───── Supplied data
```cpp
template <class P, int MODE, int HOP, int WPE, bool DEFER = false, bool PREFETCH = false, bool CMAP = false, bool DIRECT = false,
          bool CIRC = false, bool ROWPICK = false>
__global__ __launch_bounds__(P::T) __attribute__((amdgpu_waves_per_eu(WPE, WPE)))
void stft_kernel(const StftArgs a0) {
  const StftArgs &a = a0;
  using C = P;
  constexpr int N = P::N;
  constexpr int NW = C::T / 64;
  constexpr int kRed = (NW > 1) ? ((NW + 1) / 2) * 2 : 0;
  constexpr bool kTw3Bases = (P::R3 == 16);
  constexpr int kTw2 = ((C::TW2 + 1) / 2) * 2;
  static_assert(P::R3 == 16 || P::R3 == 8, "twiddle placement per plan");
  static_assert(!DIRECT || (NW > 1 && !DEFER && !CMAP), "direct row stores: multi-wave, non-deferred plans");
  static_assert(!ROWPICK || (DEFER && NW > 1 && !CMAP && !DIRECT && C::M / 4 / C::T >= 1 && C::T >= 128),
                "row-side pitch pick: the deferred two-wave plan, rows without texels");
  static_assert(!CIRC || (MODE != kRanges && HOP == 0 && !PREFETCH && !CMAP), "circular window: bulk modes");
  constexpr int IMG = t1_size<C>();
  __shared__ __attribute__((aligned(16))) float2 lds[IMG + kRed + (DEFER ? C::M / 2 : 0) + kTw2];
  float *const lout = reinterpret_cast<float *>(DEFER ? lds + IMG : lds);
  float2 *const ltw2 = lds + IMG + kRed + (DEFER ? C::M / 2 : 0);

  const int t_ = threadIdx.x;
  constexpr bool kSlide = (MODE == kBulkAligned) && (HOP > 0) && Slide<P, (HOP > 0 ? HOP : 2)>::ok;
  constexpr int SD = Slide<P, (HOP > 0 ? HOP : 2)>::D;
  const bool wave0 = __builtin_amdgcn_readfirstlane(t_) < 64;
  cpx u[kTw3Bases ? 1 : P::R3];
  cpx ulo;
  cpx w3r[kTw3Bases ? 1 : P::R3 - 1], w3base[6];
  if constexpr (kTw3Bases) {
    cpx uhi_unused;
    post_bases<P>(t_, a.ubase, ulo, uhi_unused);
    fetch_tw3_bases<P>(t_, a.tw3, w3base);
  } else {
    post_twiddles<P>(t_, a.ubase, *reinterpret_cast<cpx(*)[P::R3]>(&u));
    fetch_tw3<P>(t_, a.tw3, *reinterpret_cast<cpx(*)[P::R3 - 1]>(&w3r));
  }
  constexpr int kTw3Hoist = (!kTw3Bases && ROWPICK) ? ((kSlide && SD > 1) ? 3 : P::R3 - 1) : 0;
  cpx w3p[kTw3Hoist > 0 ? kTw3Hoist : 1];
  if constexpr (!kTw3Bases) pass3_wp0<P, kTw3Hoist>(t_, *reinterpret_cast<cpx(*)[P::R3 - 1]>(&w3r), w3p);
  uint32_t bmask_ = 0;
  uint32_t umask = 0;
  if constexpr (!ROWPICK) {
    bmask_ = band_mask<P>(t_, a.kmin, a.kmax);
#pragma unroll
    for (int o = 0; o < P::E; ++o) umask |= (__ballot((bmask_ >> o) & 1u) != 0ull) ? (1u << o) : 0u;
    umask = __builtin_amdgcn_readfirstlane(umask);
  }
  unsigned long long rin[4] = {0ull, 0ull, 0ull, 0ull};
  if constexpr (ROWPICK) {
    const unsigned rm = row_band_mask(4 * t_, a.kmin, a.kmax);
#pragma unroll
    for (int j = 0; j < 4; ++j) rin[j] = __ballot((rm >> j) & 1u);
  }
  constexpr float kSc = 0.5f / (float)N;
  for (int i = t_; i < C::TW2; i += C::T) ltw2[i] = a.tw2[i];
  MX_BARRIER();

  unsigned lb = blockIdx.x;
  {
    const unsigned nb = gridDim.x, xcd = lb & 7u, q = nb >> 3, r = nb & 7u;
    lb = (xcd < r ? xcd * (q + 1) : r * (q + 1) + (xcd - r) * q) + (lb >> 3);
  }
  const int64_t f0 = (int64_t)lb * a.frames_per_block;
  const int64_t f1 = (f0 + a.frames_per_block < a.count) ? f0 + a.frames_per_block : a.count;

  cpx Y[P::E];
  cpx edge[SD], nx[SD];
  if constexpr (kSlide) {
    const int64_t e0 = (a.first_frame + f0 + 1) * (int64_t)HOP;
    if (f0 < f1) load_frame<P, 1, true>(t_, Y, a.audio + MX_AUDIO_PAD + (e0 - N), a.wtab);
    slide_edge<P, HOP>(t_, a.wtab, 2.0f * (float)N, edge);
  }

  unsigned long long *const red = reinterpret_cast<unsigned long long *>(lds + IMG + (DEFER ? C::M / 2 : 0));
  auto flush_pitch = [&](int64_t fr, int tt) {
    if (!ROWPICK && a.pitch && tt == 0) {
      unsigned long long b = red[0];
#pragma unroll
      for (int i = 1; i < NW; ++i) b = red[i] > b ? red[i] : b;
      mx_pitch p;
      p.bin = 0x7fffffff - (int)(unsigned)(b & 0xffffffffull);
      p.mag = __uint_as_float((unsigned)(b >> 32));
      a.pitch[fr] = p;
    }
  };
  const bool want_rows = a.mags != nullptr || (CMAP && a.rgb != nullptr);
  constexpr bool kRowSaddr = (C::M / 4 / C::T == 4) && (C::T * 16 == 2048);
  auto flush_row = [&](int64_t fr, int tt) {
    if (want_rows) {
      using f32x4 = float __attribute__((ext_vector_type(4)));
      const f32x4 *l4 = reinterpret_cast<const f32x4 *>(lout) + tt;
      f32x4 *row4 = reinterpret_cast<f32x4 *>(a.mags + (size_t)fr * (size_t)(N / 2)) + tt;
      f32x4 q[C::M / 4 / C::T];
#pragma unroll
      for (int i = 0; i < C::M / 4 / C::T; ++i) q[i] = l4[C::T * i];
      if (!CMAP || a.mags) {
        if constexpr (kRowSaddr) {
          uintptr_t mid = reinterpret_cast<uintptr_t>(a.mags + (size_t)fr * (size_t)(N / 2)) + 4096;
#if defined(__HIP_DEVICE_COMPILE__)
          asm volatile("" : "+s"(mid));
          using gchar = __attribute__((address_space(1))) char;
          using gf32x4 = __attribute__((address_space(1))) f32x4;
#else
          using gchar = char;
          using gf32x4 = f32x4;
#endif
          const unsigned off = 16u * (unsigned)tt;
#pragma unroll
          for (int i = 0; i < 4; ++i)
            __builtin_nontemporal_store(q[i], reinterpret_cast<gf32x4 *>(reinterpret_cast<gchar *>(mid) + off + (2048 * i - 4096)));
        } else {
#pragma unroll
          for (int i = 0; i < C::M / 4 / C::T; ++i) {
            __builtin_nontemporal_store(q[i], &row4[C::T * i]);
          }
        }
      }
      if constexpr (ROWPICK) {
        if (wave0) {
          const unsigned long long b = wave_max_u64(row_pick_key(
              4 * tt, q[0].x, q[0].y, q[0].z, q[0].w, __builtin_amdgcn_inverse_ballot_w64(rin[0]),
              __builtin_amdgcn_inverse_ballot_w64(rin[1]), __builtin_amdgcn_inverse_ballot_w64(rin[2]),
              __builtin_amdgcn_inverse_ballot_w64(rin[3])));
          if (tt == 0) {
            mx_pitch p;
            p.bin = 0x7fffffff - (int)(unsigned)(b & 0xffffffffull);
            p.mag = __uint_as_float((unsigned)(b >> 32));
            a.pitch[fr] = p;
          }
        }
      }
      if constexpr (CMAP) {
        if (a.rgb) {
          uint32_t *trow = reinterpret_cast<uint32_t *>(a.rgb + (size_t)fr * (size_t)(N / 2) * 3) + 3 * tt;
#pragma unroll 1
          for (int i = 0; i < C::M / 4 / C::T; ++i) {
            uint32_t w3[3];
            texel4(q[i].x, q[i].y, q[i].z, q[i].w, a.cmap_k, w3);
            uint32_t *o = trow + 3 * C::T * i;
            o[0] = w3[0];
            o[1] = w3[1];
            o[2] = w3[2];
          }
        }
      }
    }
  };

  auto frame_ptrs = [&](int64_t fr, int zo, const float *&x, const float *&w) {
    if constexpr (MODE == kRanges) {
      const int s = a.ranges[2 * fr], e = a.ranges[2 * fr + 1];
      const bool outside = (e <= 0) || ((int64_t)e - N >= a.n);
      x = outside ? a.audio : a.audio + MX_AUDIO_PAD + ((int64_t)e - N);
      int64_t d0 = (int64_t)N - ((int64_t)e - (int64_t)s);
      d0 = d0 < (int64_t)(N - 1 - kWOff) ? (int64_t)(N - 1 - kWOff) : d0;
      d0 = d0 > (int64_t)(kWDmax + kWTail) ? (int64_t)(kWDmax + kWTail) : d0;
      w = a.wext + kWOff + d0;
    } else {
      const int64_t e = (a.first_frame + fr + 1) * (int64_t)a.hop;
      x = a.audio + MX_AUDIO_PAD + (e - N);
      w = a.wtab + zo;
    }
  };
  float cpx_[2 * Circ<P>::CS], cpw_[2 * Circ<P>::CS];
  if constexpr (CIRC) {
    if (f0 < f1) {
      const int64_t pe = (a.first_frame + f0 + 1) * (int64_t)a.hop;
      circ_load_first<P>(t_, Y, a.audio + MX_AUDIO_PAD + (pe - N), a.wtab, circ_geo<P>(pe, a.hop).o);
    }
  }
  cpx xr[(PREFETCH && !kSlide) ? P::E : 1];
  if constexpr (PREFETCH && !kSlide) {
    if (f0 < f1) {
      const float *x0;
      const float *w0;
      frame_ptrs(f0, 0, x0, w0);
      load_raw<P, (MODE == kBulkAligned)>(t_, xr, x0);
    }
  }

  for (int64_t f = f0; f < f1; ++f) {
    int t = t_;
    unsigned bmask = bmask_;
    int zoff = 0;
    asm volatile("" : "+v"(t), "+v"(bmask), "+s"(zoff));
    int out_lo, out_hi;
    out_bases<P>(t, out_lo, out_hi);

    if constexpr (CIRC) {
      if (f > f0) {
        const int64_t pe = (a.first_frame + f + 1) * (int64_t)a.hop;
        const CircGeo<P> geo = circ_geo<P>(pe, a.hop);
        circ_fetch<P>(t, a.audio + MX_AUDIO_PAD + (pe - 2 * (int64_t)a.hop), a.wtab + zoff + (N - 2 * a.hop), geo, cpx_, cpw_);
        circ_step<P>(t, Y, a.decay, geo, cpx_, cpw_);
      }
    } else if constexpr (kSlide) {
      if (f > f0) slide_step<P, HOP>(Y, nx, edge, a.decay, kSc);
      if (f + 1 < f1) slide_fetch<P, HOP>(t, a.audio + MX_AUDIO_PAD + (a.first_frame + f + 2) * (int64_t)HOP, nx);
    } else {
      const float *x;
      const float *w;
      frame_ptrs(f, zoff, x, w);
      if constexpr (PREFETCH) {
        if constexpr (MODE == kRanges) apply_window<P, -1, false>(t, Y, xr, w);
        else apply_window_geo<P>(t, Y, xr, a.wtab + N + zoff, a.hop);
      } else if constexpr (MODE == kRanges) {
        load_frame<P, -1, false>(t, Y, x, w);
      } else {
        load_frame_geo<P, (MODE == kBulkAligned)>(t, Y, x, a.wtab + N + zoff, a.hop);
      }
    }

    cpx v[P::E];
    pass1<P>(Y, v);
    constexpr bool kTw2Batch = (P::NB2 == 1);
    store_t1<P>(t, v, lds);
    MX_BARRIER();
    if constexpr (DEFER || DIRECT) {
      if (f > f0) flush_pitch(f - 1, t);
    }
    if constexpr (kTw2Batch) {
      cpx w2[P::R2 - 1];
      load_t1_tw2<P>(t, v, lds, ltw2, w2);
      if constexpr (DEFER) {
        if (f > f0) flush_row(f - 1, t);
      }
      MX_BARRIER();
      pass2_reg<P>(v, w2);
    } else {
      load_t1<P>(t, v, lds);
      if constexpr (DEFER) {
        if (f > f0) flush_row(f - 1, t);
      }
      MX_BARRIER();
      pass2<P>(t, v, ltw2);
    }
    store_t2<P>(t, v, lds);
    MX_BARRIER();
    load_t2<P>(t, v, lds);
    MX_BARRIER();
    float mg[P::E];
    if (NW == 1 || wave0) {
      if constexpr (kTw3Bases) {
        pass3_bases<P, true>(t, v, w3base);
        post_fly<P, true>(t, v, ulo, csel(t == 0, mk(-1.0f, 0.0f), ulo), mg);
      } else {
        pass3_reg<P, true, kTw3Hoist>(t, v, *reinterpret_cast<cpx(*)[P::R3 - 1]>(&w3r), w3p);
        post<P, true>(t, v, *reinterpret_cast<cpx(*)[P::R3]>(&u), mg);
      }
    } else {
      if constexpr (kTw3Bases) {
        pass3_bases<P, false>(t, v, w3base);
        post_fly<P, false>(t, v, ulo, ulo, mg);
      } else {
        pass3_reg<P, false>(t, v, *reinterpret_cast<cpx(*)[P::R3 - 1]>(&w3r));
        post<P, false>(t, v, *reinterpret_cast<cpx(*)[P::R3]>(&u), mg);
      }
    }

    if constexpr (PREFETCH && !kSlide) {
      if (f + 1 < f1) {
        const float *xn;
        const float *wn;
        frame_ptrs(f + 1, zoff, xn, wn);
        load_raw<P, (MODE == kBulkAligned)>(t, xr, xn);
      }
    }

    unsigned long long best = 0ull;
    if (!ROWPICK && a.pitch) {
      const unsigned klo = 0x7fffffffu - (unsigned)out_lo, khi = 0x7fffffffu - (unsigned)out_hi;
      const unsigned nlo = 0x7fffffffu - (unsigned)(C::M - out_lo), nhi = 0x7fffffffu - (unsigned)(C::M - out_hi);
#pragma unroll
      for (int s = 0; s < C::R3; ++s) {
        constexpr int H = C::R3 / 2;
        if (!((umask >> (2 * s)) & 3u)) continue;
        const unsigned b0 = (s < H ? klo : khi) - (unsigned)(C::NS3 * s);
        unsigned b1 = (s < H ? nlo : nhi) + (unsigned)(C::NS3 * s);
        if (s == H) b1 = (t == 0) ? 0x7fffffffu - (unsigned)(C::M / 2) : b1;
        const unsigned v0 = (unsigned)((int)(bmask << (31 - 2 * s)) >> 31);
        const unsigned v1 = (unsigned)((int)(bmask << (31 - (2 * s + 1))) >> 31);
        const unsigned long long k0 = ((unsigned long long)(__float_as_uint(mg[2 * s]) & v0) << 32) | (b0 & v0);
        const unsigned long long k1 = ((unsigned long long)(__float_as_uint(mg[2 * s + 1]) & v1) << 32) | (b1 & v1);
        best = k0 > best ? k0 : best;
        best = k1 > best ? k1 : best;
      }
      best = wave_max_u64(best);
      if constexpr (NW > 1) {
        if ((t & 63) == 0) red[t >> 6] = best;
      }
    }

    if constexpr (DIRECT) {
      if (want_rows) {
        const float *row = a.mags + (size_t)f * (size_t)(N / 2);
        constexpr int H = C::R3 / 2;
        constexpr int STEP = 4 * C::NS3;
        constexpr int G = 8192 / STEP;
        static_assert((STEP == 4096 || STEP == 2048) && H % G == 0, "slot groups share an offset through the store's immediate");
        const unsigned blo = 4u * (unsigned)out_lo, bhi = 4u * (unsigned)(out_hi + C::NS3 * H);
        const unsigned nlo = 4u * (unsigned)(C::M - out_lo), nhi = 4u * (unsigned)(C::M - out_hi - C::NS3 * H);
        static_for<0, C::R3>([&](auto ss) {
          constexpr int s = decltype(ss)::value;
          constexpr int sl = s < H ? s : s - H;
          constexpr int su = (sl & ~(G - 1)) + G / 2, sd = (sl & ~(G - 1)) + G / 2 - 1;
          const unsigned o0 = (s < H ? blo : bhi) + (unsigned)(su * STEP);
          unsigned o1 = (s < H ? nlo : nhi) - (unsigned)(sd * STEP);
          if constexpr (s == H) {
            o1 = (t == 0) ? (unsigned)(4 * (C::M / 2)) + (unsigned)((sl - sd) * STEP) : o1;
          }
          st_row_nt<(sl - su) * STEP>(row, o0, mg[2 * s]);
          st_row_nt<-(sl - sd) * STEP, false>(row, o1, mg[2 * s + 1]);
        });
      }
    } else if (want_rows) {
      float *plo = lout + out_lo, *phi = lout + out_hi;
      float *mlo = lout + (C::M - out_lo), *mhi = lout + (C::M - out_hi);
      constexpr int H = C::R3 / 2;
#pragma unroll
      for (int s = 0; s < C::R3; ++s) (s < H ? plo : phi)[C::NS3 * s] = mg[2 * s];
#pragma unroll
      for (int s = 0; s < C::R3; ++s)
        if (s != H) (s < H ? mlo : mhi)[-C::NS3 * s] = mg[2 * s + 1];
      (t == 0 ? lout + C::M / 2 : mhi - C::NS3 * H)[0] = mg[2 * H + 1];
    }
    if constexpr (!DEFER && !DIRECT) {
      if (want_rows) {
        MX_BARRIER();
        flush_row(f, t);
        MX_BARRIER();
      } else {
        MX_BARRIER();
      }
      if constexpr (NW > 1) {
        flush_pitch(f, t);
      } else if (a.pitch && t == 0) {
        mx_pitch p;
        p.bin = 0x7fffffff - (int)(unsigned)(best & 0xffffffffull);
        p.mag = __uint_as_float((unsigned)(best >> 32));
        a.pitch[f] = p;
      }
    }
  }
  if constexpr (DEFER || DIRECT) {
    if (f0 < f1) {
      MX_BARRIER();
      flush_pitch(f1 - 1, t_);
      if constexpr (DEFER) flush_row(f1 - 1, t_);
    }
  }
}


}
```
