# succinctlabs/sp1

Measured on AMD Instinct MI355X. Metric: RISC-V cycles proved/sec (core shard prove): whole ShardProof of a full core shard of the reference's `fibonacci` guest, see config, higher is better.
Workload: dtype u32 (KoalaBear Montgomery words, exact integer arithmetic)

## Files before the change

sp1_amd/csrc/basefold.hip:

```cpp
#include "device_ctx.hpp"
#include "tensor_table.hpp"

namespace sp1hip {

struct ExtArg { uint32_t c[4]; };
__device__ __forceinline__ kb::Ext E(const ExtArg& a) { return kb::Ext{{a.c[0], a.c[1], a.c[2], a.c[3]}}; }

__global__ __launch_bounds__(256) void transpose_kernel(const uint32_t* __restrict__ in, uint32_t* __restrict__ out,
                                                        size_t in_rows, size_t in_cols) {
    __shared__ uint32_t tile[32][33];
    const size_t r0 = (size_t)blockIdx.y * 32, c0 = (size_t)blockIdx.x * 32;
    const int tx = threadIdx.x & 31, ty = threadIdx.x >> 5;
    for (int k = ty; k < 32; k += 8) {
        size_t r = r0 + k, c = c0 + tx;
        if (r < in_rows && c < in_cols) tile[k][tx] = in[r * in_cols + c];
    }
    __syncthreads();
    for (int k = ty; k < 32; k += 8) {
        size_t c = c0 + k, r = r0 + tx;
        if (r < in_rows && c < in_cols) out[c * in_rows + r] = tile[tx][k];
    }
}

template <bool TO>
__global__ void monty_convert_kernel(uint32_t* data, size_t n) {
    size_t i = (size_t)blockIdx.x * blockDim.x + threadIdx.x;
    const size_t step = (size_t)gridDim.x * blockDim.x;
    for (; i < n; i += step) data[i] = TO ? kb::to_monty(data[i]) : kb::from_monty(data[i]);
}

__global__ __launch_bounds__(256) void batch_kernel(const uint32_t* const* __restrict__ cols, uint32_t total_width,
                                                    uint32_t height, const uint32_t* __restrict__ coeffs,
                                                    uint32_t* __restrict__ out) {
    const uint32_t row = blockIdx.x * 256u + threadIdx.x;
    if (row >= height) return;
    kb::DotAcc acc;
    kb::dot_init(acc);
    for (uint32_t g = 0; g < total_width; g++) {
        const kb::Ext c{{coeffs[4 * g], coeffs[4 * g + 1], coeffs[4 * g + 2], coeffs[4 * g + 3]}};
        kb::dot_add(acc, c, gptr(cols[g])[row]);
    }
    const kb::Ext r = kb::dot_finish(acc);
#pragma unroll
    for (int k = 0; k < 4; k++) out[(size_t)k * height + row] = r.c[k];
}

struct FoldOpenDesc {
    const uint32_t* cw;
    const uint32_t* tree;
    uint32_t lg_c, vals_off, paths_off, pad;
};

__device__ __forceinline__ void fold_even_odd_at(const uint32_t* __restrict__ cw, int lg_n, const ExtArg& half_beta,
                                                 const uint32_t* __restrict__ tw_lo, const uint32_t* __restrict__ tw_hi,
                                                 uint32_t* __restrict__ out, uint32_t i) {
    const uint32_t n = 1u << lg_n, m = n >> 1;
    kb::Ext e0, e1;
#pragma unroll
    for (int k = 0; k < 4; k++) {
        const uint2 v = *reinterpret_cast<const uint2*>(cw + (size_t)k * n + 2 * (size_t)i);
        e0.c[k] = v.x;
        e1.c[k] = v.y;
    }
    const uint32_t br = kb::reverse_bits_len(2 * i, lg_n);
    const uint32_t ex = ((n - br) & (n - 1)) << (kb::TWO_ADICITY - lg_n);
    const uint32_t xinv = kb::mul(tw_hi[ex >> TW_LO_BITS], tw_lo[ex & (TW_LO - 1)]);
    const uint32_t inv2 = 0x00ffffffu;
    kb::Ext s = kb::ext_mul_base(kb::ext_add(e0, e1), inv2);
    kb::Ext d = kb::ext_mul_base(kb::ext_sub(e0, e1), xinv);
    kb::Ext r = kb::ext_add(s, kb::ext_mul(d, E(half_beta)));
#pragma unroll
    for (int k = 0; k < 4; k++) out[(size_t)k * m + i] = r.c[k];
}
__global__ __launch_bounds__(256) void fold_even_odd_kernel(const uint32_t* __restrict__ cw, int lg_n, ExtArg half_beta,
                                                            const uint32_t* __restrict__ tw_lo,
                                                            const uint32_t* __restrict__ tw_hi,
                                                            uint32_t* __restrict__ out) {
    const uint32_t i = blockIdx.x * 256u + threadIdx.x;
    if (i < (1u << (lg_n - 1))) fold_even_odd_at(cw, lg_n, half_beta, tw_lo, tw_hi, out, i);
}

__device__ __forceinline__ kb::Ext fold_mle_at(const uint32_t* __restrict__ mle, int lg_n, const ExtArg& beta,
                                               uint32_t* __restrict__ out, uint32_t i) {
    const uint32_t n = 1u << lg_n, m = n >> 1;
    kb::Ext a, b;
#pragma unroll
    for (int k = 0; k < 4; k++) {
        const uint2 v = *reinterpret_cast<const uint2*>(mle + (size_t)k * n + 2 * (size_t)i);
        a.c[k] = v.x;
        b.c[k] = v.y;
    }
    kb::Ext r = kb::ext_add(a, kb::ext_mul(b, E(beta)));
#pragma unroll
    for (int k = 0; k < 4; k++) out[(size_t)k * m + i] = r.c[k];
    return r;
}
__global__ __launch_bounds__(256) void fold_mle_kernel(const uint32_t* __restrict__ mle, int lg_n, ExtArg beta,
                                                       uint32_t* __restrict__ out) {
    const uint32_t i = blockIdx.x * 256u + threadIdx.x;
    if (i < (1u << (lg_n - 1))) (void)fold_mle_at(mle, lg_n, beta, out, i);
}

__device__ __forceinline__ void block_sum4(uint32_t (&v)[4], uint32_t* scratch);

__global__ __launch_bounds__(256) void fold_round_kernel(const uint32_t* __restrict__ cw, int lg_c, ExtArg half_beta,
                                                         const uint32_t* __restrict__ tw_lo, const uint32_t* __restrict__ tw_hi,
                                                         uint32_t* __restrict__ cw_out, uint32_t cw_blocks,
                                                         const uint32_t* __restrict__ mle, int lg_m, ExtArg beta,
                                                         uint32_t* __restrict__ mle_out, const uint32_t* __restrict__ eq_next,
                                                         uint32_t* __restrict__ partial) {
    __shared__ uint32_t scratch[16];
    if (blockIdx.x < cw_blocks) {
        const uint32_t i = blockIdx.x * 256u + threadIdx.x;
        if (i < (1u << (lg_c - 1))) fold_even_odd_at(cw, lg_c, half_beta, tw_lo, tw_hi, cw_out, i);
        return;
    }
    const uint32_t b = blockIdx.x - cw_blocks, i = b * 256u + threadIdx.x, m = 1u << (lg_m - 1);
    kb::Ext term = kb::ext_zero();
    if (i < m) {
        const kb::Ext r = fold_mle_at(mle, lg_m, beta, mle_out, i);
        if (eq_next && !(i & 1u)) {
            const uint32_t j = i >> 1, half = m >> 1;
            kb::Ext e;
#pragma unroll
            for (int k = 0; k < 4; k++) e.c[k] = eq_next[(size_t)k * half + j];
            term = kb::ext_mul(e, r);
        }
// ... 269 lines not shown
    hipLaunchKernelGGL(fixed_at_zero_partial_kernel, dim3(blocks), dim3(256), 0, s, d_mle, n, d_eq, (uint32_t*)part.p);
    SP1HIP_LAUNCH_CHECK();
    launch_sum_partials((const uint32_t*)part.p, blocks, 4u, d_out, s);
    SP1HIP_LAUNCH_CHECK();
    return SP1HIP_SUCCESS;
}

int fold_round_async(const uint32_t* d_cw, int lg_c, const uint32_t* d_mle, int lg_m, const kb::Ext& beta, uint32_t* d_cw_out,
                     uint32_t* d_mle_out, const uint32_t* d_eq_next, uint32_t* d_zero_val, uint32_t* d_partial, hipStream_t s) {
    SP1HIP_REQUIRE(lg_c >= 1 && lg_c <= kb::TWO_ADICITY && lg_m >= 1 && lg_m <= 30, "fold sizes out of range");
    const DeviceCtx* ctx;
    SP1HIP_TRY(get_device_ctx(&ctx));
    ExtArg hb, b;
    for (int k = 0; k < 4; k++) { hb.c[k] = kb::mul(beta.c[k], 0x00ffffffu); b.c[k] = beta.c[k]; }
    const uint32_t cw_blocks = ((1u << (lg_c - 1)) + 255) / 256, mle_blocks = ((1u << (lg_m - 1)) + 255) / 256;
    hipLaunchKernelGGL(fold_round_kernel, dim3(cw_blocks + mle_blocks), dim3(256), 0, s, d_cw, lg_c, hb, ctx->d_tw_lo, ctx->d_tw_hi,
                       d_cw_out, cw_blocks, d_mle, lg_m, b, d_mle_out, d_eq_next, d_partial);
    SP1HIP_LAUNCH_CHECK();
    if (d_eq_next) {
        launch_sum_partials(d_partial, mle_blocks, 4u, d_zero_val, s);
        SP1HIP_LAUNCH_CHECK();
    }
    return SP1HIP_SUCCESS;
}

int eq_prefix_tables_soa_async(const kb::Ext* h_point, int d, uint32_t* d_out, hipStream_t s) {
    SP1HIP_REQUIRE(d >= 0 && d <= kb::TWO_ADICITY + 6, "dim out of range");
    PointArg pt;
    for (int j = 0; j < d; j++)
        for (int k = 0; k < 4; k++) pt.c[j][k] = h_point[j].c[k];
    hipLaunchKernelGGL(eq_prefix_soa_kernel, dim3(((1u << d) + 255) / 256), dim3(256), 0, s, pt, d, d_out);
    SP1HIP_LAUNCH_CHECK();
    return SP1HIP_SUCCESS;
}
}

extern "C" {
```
──────────
Could you please report how many lines of the listing above hold the word "blockDim"? Only the number is needed.

• Result of this task
2